Short Story: The Beefless Kitchen


By Sabreen Ahmed

A red Alto-800 car headed through the murky rural roads to a four-lane national highway that led to the busy town of Nagaon, a commercial hub of Middle Assam. Saira, a half-widow in her mid-twenties sat at the backseat, unmindful of the jerks and jolts that came her way through the rash driving of Imtiaz, her distant relative. It was monsoon and the incessant rain soaked the busy streets with mud splashes, thronged all along with school buses, trucks, tempos and rickshaws leading to annoying traffic jams. She looked through the rain-splattered window panes to the hectic provincial world outside. Myriad thoughts of a brazen past brew in her mind as they moved through the traffic.

Her eyes met the regular sight of a lunatic beggar picking up food crumbs near the main bridge over the River Kolong, a tributary of the mighty Brahmaputra that connects the two parts of the town. She reflexively observed the lunatic or beggar and was engulfed by an uncomfortable feeling of angst. Thousands of possibilities swarmed through her mind about his assumed perversions inadvertently taking her back to Imran, her lost husband serving in the Indian Army who might be sharing a similar fate in some part of the subcontinent. Before losing herself in the next series of apprehensions, the car stopped at a traffic signal. She hurriedly dismissed the brooding negative thoughts by looking intently at the resplendent golden sonaru and the blazing red krisnasura flowers blooming profusely by the riverside and seeped in their vibrancy for distraction. The road took a turn. Tuning her clouded mind to come out of its habitual stupor with a fake attempt at composure, Saira peered outside the wet glasses of her car and found herself in the everyday humdrum around her workplace.
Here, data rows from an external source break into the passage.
int igemm_plan(const IgemmDesc& d, IgemmPlan* plan) {
    *plan = IgemmPlan{};
    if (d.swap) return plan_swap(d, plan);
    IgemmParams& p = plan->p;
    if (d.nseg < 1 || d.nseg > IG_MAX_SRC) {
        b2_set_error("igemm: bad nseg %d", d.nseg);
        return -1;
    }
    const bool geglu = (d.epi.flags & IG_GEGLU) != 0;
    const int n_gemm = geglu ? d.epi.n_valid * 2 : d.epi.n_valid;
    int BN = d.BN;
    if (BN <= 0) {
        if (n_gemm <= 256 && n_gemm % 16 == 0) BN = n_gemm;
// ... 125 lines not shown
    p.num_stages = stages;
    size_t pipe_bytes = stages * stage_bytes;
    if (splits > 1) {
        const size_t stg = (size_t)BN * IG_BM * 4;
        if (stg > pipe_bytes) {
            stages = (int)((stg + stage_bytes - 1) / stage_bytes);
            if (stages > IG_MAX_STAGES) {
                b2_set_error("igemm: split-K staging does not fit (BN %d)", BN);
                return -1;
            }
            p.num_stages = stages;
            pipe_bytes = stages * stage_bytes;
        }
    }
    plan->smem = pipe_bytes + 1024  + 512 ;
    const int m_tiles = p.tiles_w * p.tiles_h * p.tiles_n;
    int grid_x = m_tiles;
    p.acc_bufs = 1;
    if (will_persist) {
        grid_x = (int)(persist_ctas / n_tiles);
        if (grid_x < 1) grid_x = 1;
        if (grid_x > m_tiles) grid_x = m_tiles;
        p.acc_bufs = 2;
    }
    if (pair) {
        grid_x = (p.acc_bufs == 2 && grid_x > 2) ? (grid_x & ~1) : ((grid_x + 1) & ~1);
    }
    uint32_t cols = 32;
    while (cols < (uint32_t)(BN * p.acc_bufs)) cols <<= 1;
    p.tmem_cols = cols;
    plan->grid = dim3(grid_x, n_tiles, splits);
    plan->mode = pair ? 1 : 0;
    plan->pair = pair ? 1 : 0;
    return 0;
}

int igemm_encode_act_map(CUtensorMap* m, const ActView& a, int box_c, int box_w, int box_h, int box_n, int estride) {
    return encode_act_map(m, a, box_c, box_w, box_h, box_n, estride);
}
int igemm_encode_w_map(CUtensorMap* m, const __half* w, int rows, int ld, int box_rows) { return encode_w_map(m, w, rows, ld, box_rows); }

int igemm_init() {
    static bool attr_set = false;
    if (!attr_set) {
        for (int bn = 16; bn <= 256; bn += 16) {
            for (int pair = 0; pair < 4; ++pair) {
                IgemmFn fn = igemm_select(bn, pair == 1, pair == 2, pair == 3);
                if (!fn) continue;
                cudaError_t e = cudaFuncSetAttribute(fn, cudaFuncAttributeMaxDynamicSharedMemorySize, 227 * 1024);
                if (e != cudaSuccess) {
                    b2_set_error("cudaFuncSetAttribute(igemm BN %d%s): %s", bn, pair ? " pair" : "", cudaGetErrorString(e));
                    return -1;
                }
            }
        }
        if (!get_encode()) return -1;
        attr_set = true;
    }
    return 0;
}
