@@ -114,6 +114,7 @@
   if (name && !strcmp(name, "cls_skip") && (value == 0 || value == 1)) { p2phd::g_opt_cls_skip = value; return P2PHD_OK; }
   if (name && !strcmp(name, "gconv_halo") && (value == 0 || value == 1)) { p2phd::g_opt_gconv_halo = value; return P2PHD_OK; }
   if (name && !strcmp(name, "tile128x192") && (value == 0 || value == 1)) { p2phd::g_opt_tile128x192 = value; return P2PHD_OK; }
+  if (name && !strcmp(name, "gconv_table") && (value == 0 || value == 1)) { p2phd::g_opt_gconv_table = value; return P2PHD_OK; }
   if (name && !strcmp(name, "dlast") && (value == 0 || value == 1)) { p2phd::g_opt_dlast = value; return P2PHD_OK; }
   if (name && !strcmp(name, "dfirst") && (value == 0 || value == 1)) { p2phd::g_opt_dfirst = value; return P2PHD_OK; }
 #ifdef P2PHD_CHECK_WAITS
@@ -134,7 +135,7 @@
 }
 
 extern "C" int64_t p2phd_launch_count(const char* family, int reset) {
-  static const char* names[p2phd::LC_FAMILIES] = {"gconv", "halo", "cls_skip", "march", "march_w", "wgrad", "splitk", "tile256", "tile128x192",
+  static const char* names[p2phd::LC_FAMILIES] = {"gconv", "halo", "cls_skip", "march", "march_w", "wgrad", "splitk", "tile256", "tile128x192", "tablefree",
                                                        "dfirst", "dlast", "c7", "thin_wgrad", "timed_pack", "timed_frames", "stitch", "pcm",
                                                        "metrics_rows", "xover", "specimg", "loudness", "truepeak", "limiter", "bandwidth", "stereo", "rateconv"};
   if (family == nullptr) {
diff --git a/pix2pixhdaudiosr_amd/csrc/gconv.hip b/pix2pixhdaudiosr_amd/csrc/gconv.hip
--- a/pix2pixhdaudiosr_amd/csrc/gconv.hip
+++ b/pix2pixhdaudiosr_amd/csrc/gconv.hip
@@ -91,6 +91,7 @@
   if constexpr (HALO != 0) {
 #include "gconv_halo.inc"
   } else {
+  const bool tfree = d.tab_free != 0;
   {
     const int Hin = d.Hin, Win = d.Win, sh = d.sh, sw = d.sw, ntw = d.ntw, pad_mode = d.pad_mode;
     const int dh0 = d.dh0, dhs = d.dh_step, dw0 = d.dw0, dws = d.dw_step;
@@ -106,7 +107,7 @@
     int ta = 0, tb = tid / BM;
     while (tb >= ntw) { tb -= ntw; ++ta; }
     const bool swap_taps = d.cls_skip != 0 && ((n0 / cls_cp) >> 1) == 1;
-    for (int t = tid / BM; t < T_taps; t += TPR) {
+    if (!tfree) for (int t = tid / BM; t < T_taps; t += TPR) {
       if (swap_taps) { ta = t & 1; tb = t >> 1; }
       int off = -1;
       if (nn >= 0) {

She ran an NGO with a small rented room as its office, situated on the first floor of a dilapidated building just near the official campus of a university established in the name of the legendary cultural icon and Vaishnavite saint, Srimanta Sankardeva. The ground floor of the same building was occupied by a chemist’s shop and a pathological laboratory. Her NGO worked for the betterment of abandoned children around her area and wished to build its own registered children’s home. It was quite an alternate venture in view of her conservative social milieu where child labour was not thought to be ignominious and cases of molestation remained hidden. As she set out the paper work of the case on which she and her six member team worked, she heard a commotion outside. Imitiaz who also assisted her in small official errands was caught up in a fight downstairs just near the parking space. Someone from the laboratory had thrown urine samples at her car and Imtiaz was bursting at the girl who sat at the reception. The matter of discord was the parking space and the spilled urine was supposed to be a hint to stop Saira from bringing her car. Saira in spite of her small built and quiet demeanour ferociously intervened in the scene. She threatened the owner with a police complaint and calmly went back to her desk to resume work.

A hazardous life had taught Saira enough to shore up a valiant and detached composure as an individual. She was neither a nihilist, nor a bohemian but the bitter truth of surviving amidst pain gave her an indomitable attitude to face harshness. By canopying the abandoned children she hoped to ease the gnawing pain embedded in her heart and embalm the ineradicable scars etched in the archives of her memory. As she poured herself to her laptop giving the finishing touch to the application for a project seeking fund from an international organisation, her phone rang. On the other side of the line was an elderly female voice of a lady from Shillong who informed that her NGO found a slot in the network of NGOs from North-East to prevent child abuse. With jubilant fingers working on her mobile’s touchscreen she shared and spread the good news to the others in her team.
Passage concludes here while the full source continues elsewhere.